(About this task) Please retype the material beneath this task exactly, starting with its first line and finishing with the line containing "f4_tile_n[slot_n ^ 1] = 0u;".

(Given information)

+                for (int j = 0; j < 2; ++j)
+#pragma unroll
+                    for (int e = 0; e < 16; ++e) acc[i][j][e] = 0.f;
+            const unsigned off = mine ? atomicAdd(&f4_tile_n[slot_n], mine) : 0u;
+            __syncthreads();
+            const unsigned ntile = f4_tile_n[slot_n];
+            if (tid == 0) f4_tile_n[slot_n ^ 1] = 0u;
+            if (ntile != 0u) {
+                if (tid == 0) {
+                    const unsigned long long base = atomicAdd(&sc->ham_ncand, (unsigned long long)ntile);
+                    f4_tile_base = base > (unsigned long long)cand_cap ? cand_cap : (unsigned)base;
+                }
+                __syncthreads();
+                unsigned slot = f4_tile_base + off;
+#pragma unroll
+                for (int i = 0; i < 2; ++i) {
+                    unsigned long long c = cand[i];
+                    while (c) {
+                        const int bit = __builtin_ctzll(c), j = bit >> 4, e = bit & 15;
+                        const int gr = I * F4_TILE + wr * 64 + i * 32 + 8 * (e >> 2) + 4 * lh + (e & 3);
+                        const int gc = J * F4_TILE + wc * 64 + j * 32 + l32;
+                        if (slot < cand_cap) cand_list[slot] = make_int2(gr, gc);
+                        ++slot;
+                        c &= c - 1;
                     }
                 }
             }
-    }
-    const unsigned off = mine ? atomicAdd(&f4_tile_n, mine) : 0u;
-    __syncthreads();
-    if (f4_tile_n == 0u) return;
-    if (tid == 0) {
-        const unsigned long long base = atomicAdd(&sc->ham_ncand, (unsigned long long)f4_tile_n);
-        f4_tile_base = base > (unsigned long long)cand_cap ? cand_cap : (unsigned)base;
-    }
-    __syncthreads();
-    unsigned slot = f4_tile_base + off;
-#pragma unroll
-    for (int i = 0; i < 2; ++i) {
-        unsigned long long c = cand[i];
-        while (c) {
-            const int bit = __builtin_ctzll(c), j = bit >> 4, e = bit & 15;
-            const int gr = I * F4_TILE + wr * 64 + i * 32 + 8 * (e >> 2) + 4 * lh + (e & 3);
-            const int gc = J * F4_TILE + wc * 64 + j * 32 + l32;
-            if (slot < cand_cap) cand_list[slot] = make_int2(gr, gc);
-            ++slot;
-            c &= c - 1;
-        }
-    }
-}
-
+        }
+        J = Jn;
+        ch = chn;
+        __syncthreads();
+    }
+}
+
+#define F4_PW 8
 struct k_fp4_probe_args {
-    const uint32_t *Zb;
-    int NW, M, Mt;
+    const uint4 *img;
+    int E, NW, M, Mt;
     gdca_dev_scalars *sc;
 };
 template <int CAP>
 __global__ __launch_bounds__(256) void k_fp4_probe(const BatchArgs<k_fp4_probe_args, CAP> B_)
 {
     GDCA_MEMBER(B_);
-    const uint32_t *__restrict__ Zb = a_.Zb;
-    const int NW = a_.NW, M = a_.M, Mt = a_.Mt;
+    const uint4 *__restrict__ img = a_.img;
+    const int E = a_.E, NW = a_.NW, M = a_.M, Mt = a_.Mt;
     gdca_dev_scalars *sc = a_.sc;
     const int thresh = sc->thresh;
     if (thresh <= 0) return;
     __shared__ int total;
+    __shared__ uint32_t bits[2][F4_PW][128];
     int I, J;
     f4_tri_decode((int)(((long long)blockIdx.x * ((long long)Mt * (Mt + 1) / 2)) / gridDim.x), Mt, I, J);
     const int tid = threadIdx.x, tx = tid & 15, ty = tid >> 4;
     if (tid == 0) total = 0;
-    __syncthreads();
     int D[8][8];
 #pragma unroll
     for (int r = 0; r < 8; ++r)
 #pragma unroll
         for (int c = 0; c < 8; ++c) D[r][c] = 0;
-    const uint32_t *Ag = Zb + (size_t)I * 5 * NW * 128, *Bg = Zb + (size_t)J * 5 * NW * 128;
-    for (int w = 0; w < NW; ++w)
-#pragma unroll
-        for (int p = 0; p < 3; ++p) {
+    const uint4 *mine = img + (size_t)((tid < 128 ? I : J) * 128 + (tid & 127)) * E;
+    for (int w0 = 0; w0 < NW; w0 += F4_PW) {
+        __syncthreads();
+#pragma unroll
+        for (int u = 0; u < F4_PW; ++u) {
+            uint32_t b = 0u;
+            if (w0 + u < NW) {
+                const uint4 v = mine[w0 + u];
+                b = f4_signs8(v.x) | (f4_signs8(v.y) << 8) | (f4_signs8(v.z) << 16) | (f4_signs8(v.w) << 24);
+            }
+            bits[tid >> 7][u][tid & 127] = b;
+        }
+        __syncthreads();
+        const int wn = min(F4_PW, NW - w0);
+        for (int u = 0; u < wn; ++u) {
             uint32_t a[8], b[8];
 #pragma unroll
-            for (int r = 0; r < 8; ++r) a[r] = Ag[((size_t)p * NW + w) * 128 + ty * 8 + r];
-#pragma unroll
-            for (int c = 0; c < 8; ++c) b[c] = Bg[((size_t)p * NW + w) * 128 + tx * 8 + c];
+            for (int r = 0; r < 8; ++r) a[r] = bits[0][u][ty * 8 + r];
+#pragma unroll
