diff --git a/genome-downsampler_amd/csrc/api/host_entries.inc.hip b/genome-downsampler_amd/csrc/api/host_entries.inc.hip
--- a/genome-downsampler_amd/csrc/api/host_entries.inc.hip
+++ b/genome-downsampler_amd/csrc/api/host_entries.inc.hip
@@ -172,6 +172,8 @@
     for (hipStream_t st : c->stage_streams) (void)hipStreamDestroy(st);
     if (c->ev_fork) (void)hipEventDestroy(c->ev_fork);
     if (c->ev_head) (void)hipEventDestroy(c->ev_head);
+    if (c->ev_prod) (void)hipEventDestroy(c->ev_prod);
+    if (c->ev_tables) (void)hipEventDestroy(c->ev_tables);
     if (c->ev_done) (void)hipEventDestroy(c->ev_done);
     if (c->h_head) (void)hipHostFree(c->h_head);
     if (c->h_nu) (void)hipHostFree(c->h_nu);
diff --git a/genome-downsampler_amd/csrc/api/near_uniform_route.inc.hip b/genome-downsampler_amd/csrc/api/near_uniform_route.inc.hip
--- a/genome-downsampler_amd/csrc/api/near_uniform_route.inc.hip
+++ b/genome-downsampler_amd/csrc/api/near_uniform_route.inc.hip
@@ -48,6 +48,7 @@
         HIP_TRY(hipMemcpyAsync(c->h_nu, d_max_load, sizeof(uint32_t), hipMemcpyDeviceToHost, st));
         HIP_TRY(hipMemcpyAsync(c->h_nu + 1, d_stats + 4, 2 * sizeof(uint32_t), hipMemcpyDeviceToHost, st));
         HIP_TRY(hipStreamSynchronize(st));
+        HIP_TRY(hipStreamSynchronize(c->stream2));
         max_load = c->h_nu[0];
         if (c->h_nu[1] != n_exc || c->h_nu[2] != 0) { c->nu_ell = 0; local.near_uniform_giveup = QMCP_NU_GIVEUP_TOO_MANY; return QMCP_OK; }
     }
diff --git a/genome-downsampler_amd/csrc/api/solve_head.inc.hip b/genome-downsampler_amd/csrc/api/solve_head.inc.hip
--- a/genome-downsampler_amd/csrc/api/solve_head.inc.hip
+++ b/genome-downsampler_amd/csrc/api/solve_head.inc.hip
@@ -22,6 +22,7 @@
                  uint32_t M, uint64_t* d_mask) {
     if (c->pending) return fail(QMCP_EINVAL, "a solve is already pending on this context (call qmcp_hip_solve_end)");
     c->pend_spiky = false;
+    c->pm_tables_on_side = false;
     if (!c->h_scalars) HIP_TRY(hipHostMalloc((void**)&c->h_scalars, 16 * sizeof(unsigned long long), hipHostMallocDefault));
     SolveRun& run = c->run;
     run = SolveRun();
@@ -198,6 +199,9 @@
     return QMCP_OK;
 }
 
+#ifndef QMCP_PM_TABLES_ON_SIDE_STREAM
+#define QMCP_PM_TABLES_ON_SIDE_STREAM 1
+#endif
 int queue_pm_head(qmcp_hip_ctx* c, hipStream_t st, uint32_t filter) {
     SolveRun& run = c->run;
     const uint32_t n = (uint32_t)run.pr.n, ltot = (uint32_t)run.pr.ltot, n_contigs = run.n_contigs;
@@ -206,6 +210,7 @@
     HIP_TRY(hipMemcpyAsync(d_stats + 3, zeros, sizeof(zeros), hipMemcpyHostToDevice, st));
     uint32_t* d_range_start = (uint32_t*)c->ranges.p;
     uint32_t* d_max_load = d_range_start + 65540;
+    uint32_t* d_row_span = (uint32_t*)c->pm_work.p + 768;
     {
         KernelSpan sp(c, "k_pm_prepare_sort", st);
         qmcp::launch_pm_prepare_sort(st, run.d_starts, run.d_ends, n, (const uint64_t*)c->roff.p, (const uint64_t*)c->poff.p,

(Answer for the task)
+                for (int j = 0; j < 2; ++j)
+#pragma unroll
+                    for (int e = 0; e < 16; ++e) acc[i][j][e] = 0.f;
+            const unsigned off = mine ? atomicAdd(&f4_tile_n[slot_n], mine) : 0u;
+            __syncthreads();
+            const unsigned ntile = f4_tile_n[slot_n];
+            if (tid == 0) f4_tile_n[slot_n ^ 1] = 0u;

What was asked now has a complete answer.